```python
class Opt(C.Structure):
    _fields_ = [("max_mem_intv", C.c_uint64), ("a", C.c_int), ("b", C.c_int), ("o_del", C.c_int), ("e_del", C.c_int),
                ("o_ins", C.c_int), ("e_ins", C.c_int), ("pen_unpaired", C.c_int), ("pen_clip5", C.c_int),
                ("pen_clip3", C.c_int), ("w", C.c_int), ("zdrop", C.c_int), ("T", C.c_int), ("flag", C.c_int),
                ("min_seed_len", C.c_int), ("min_chain_weight", C.c_int), ("max_chain_extend", C.c_int),
                ("split_factor", C.c_float), ("split_width", C.c_int), ("max_occ", C.c_int), ("max_chain_gap", C.c_int),
                ("n_threads", C.c_int), ("chunk_size", C.c_int), ("mask_level", C.c_float), ("drop_ratio", C.c_float),
                ("XA_drop_ratio", C.c_float), ("mask_level_redun", C.c_float), ("mapQ_coef_len", C.c_float),
                ("mapQ_coef_fac", C.c_int), ("max_ins", C.c_int), ("max_matesw", C.c_int), ("max_XA_hits", C.c_int),
                ("max_XA_hits_alt", C.c_int), ("mat", C.c_int8 * 25)]


class Seq(C.Structure):
    _fields_ = [("l_seq", C.c_int), ("id", C.c_int), ("name", C.c_char_p), ("comment", C.c_char_p),
                ("seq", C.POINTER(C.c_char)), ("qual", C.c_char_p), ("sam", C.POINTER(C.c_char)),
# ... 1149 lines not shown
        return ["k_smem(passes 1-2)+k_smem_heavy+k_smem3(pass 3)+k_intv_sort", "k_seeds", "k_chain(+k_chain_big,k_chain_flt)", "k_seed_sw (only with -W / reads > 700 bp)",
                "k_extend_spec+k_extend(+k_extend_big, dedup/patch)", "pe_rescue = PE: k_pestat + k_pe_prepare + k_pe_copy (insert sizes, lists; the rescue kernels k_matesw_sw / k_matesw start on the second stream)",
                "k_mark (mark primary) + PE: k_pair (pairing) beside the rescue kernels, then both for the rescued pairs",
                "k_cigar (mem_reg2aln: mapQ, CIGAR by ksw_global2 backtrack, NM/MD)", "k_sam size + scan + write (SAM text)"]

    @staticmethod
    def output_description(paired):
        return "SAM text of the batch in HBM (== seqs[i].sam of mem_process_seqs, " + ("paired-end: mate rescue, pairing, paired records)" if paired else "single-end)")

    def counters(self):
        buf = (C.c_uint64 * 32)()
        _check(lib().bwahip_batch_counters(self._h, buf, 32), "bwahip_batch_counters")
        names = ["extend", "blocks", "sa", "lf", "intv", "seeds", "cells", "max_extends", "chain_build_max", "chain_sort_max", "chain_flt_max",
                 "chain_write_max", "max_seeds", "max_chains", "ext_max", "ext_dedup_max", "heavy_blocks", "heavy_intv", "heavy_reads",
                 "dp_rows_1col", "dp_rows_ncol", "dedup_sort1_max", "dedup_loop_max", "dedup_sort2_max",
                 "pass3_blocks", "pass3_intv", "pass3_jumped", "ext_calls", "ext_diag", "_29", "_30", "_31"]
        return {k: int(buf[i]) for i, k in enumerate(names)}

    def kat_introsort(self, k64, score, qb, mode):
        k64 = np.ascontiguousarray(k64, dtype=np.int64); score = np.ascontiguousarray(score, dtype=np.int32); qb = np.ascontiguousarray(qb, dtype=np.int32)
        n = len(k64)
        a = np.empty(n, dtype=np.int32); b = np.empty(n, dtype=np.int32); st = np.zeros(2, dtype=np.int32)
        _check(lib().bwahip_kat_introsort(self._h, n, mode, k64.ctypes.data, score.ctypes.data, qb.ctypes.data, a.ctypes.data, b.ctypes.data, st.ctypes.data), "bwahip_kat_introsort")
        assert st[1] == 0
        return a, b, bool(st[0])

    def kat_mate_insert(self, list_off, list_words, step_off, step_hit, step_words, opt=None, mode=0, where=0):
        opt = opt or default_opt()
        list_off = np.ascontiguousarray(list_off, dtype=np.int64); step_off = np.ascontiguousarray(step_off, dtype=np.int64)
        list_words = np.ascontiguousarray(list_words, dtype=np.int64).reshape(-1, 19); step_words = np.ascontiguousarray(step_words, dtype=np.int64).reshape(-1, 19)
        step_hit = np.ascontiguousarray(step_hit, dtype=np.int32)
# ... 311 lines not shown
```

····················

• [ASSIGNED TASK] A faithful, word-for-word transcript of the material above is the required answer.

• [TASK ANSWER]
```python
class Opt(C.Structure):
    _fields_ = [("max_mem_intv", C.c_uint64), ("a", C.c_int), ("b", C.c_int), ("o_del", C.c_int), ("e_del", C.c_int),
                ("o_ins", C.c_int), ("e_ins", C.c_int), ("pen_unpaired", C.c_int), ("pen_clip5", C.c_int),
                ("pen_clip3", C.c_int), ("w", C.c_int), ("zdrop", C.c_int), ("T", C.c_int), ("flag", C.c_int),
                ("min_seed_len", C.c_int), ("min_chain_weight", C.c_int), ("max_chain_extend", C.c_int),
                ("split_factor", C.c_float), ("split_width", C.c_int), ("max_occ", C.c_int), ("max_chain_gap", C.c_int),
                ("n_threads", C.c_int), ("chunk_size", C.c_int), ("mask_level", C.c_float), ("drop_ratio", C.c_float),
                ("XA_drop_ratio", C.c_float), ("mask_level_redun", C.c_float), ("mapQ_coef_len", C.c_float),
                ("mapQ_coef_fac", C.c_int), ("max_ins", C.c_int), ("max_matesw", C.c_int), ("max_XA_hits", C.c_int),
                ("max_XA_hits_alt", C.c_int), ("mat", C.c_int8 * 25)]


class Seq(C.Structure):
    _fields_ = [("l_seq", C.c_int), ("id", C.c_int), ("name", C.c_char_p), ("comment", C.c_char_p),
                ("seq", C.POINTER(C.c_char)), ("qual", C.c_char_p), ("sam", C.POINTER(C.c_char)),
# ... 1149 lines not shown
        return ["k_smem(passes 1-2)+k_smem_heavy+k_smem3(pass 3)+k_intv_sort", "k_seeds", "k_chain(+k_chain_big,k_chain_flt)", "k_seed_sw (only with -W / reads > 700 bp)",
                "k_extend_spec+k_extend(+k_extend_big, dedup/patch)", "pe_rescue = PE: k_pestat + k_pe_prepare + k_pe_copy (insert sizes, lists; the rescue kernels k_matesw_sw / k_matesw start on the second stream)",
                "k_mark (mark primary) + PE: k_pair (pairing) beside the rescue kernels, then both for the rescued pairs",
                "k_cigar (mem_reg2aln: mapQ, CIGAR by ksw_global2 backtrack, NM/MD)", "k_sam size + scan + write (SAM text)"]

    @staticmethod
    def output_description(paired):
        return "SAM text of the batch in HBM (== seqs[i].sam of mem_process_seqs, " + ("paired-end: mate rescue, pairing, paired records)" if paired else "single-end)")

    def counters(self):
        buf = (C.c_uint64 * 32)()
        _check(lib().bwahip_batch_counters(self._h, buf, 32), "bwahip_batch_counters")
        names = ["extend", "blocks", "sa", "lf", "intv", "seeds", "cells", "max_extends", "chain_build_max", "chain_sort_max", "chain_flt_max",
                 "chain_write_max", "max_seeds", "max_chains", "ext_max", "ext_dedup_max", "heavy_blocks", "heavy_intv", "heavy_reads",
                 "dp_rows_1col", "dp_rows_ncol", "dedup_sort1_max", "dedup_loop_max", "dedup_sort2_max",
                 "pass3_blocks", "pass3_intv", "pass3_jumped", "ext_calls", "ext_diag", "_29", "_30", "_31"]
        return {k: int(buf[i]) for i, k in enumerate(names)}

    def kat_introsort(self, k64, score, qb, mode):
        k64 = np.ascontiguousarray(k64, dtype=np.int64); score = np.ascontiguousarray(score, dtype=np.int32); qb = np.ascontiguousarray(qb, dtype=np.int32)
        n = len(k64)
        a = np.empty(n, dtype=np.int32); b = np.empty(n, dtype=np.int32); st = np.zeros(2, dtype=np.int32)
        _check(lib().bwahip_kat_introsort(self._h, n, mode, k64.ctypes.data, score.ctypes.data, qb.ctypes.data, a.ctypes.data, b.ctypes.data, st.ctypes.data), "bwahip_kat_introsort")
        assert st[1] == 0
        return a, b, bool(st[0])

    def kat_mate_insert(self, list_off, list_words, step_off, step_hit, step_words, opt=None, mode=0, where=0):
        opt = opt or default_opt()
        list_off = np.ascontiguousarray(list_off, dtype=np.int64); step_off = np.ascontiguousarray(step_off, dtype=np.int64)
        list_words = np.ascontiguousarray(list_words, dtype=np.int64).reshape(-1, 19); step_words = np.ascontiguousarray(step_words, dtype=np.int64).reshape(-1, 19)
        step_hit = np.ascontiguousarray(step_hit, dtype=np.int32)
# ... 311 lines not shown
```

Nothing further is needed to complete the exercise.